Go line by line through the data below and count those that hold "include". Return only the number.

--- Data in this exercise Enclosed Below ---

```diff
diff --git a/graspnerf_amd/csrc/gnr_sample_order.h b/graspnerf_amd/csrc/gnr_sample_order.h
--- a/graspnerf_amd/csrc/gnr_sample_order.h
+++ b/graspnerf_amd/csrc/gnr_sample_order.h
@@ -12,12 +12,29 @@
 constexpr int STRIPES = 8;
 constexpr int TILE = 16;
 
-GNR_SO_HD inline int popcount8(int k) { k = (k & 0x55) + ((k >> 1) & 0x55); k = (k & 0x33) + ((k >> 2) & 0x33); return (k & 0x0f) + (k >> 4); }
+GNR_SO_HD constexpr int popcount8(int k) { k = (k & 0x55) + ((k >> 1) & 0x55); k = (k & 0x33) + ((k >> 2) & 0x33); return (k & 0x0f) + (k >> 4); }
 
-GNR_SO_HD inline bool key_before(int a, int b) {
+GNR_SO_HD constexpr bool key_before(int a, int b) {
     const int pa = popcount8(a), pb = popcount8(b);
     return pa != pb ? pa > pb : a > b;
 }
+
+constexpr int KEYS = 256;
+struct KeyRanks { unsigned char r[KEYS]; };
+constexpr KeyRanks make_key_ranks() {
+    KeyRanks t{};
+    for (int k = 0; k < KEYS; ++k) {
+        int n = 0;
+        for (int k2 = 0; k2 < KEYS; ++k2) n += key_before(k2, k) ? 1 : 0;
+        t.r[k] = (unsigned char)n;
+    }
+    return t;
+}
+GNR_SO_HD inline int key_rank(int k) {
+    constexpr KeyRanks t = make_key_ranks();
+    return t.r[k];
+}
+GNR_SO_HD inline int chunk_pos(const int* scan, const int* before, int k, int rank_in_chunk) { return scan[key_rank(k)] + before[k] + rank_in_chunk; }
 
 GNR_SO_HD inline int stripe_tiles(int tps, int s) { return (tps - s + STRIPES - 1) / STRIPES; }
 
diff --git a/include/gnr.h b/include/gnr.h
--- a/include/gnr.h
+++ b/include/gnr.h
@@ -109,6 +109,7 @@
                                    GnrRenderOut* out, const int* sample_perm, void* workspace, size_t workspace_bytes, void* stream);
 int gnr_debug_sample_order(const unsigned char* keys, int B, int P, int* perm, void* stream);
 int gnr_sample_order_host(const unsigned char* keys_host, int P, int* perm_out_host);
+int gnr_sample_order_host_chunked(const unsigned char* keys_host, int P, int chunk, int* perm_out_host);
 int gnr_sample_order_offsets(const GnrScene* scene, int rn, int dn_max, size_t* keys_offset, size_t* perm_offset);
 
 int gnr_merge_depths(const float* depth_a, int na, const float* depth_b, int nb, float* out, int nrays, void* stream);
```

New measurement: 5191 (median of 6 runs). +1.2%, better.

--- End of Enclosed Data in this exercise ---
--- Data in this exercise Enclosed Below ---

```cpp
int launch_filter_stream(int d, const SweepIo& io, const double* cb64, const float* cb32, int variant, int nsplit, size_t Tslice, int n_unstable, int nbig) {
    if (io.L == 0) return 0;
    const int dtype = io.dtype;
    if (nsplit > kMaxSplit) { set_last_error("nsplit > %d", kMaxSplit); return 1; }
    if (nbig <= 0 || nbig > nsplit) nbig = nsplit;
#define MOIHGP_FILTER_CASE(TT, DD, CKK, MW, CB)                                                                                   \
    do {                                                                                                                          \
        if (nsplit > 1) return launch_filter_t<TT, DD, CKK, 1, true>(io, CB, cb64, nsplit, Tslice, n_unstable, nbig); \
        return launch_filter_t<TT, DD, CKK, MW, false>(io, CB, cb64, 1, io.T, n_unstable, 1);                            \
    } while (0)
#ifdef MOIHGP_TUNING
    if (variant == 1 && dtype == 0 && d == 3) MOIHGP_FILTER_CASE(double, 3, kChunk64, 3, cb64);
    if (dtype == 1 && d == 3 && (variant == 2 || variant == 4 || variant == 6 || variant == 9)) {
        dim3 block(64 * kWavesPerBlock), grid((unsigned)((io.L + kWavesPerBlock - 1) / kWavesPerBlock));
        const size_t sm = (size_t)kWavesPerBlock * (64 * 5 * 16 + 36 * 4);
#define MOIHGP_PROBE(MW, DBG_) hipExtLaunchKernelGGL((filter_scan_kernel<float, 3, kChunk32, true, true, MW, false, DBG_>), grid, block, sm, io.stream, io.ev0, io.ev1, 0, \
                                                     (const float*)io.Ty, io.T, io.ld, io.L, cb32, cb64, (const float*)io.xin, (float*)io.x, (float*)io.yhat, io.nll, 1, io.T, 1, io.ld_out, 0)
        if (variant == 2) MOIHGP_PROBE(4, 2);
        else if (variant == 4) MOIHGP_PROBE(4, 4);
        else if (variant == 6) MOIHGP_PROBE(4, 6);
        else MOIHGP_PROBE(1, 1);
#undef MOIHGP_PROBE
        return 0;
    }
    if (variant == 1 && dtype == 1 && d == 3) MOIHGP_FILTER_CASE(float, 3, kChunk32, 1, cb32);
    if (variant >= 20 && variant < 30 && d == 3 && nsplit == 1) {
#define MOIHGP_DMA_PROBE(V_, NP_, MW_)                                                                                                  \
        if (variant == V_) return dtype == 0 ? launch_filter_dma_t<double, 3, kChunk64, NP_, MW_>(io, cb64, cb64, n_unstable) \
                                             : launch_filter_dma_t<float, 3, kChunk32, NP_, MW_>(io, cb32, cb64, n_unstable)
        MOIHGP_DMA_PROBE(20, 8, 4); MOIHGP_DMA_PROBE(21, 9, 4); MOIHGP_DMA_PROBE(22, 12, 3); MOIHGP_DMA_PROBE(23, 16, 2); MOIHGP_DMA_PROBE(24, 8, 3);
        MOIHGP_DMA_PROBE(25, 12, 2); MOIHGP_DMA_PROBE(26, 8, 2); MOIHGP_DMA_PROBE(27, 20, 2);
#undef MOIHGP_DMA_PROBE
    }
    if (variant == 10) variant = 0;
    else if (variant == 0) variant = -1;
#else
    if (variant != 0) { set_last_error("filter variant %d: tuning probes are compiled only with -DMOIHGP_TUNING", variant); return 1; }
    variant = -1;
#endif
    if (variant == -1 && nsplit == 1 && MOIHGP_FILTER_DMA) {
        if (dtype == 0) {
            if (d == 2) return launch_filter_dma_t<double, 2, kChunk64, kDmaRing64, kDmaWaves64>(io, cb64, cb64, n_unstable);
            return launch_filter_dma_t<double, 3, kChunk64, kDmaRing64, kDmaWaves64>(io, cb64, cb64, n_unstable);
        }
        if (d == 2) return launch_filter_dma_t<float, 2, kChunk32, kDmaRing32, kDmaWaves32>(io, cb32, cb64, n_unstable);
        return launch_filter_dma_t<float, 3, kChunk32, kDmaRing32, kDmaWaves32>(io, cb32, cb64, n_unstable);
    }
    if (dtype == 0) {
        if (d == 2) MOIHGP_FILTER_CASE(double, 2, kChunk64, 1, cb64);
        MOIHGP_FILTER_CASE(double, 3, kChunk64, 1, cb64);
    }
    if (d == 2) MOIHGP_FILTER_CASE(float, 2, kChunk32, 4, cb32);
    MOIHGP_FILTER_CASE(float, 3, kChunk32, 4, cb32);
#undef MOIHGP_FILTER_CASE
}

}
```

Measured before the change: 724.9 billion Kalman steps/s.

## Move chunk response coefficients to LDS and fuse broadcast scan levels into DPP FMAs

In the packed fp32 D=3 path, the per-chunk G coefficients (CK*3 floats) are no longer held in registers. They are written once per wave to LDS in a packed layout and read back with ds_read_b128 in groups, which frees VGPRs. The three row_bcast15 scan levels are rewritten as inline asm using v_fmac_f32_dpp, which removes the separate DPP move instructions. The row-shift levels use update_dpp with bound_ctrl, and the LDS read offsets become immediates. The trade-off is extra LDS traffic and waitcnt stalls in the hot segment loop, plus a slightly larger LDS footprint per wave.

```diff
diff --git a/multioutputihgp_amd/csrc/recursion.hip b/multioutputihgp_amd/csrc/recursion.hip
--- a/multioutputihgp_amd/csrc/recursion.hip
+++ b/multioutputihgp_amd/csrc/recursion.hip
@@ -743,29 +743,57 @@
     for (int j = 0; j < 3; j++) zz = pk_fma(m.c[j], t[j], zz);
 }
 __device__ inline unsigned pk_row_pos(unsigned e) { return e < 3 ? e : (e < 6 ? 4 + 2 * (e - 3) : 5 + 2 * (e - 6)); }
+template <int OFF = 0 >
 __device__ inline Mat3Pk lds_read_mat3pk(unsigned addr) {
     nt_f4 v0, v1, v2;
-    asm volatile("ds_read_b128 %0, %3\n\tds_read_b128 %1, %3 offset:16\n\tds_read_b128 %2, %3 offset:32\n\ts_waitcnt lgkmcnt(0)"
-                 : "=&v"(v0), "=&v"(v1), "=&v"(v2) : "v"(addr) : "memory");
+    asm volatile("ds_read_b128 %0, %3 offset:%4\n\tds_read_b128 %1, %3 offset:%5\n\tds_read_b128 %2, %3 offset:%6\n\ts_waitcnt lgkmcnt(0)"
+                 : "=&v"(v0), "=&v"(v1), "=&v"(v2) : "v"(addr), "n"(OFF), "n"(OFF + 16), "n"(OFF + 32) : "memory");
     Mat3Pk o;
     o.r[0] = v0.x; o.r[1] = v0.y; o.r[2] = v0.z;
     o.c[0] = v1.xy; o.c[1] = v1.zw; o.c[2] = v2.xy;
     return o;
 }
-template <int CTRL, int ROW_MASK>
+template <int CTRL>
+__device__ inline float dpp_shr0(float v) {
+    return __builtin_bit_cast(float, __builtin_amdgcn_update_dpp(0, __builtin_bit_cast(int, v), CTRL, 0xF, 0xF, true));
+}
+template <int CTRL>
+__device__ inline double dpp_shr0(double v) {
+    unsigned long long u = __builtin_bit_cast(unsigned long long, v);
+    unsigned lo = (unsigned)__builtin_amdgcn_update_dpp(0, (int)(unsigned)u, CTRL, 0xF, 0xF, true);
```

--- End of Enclosed Data in this exercise ---

Answer to the exercise >> 3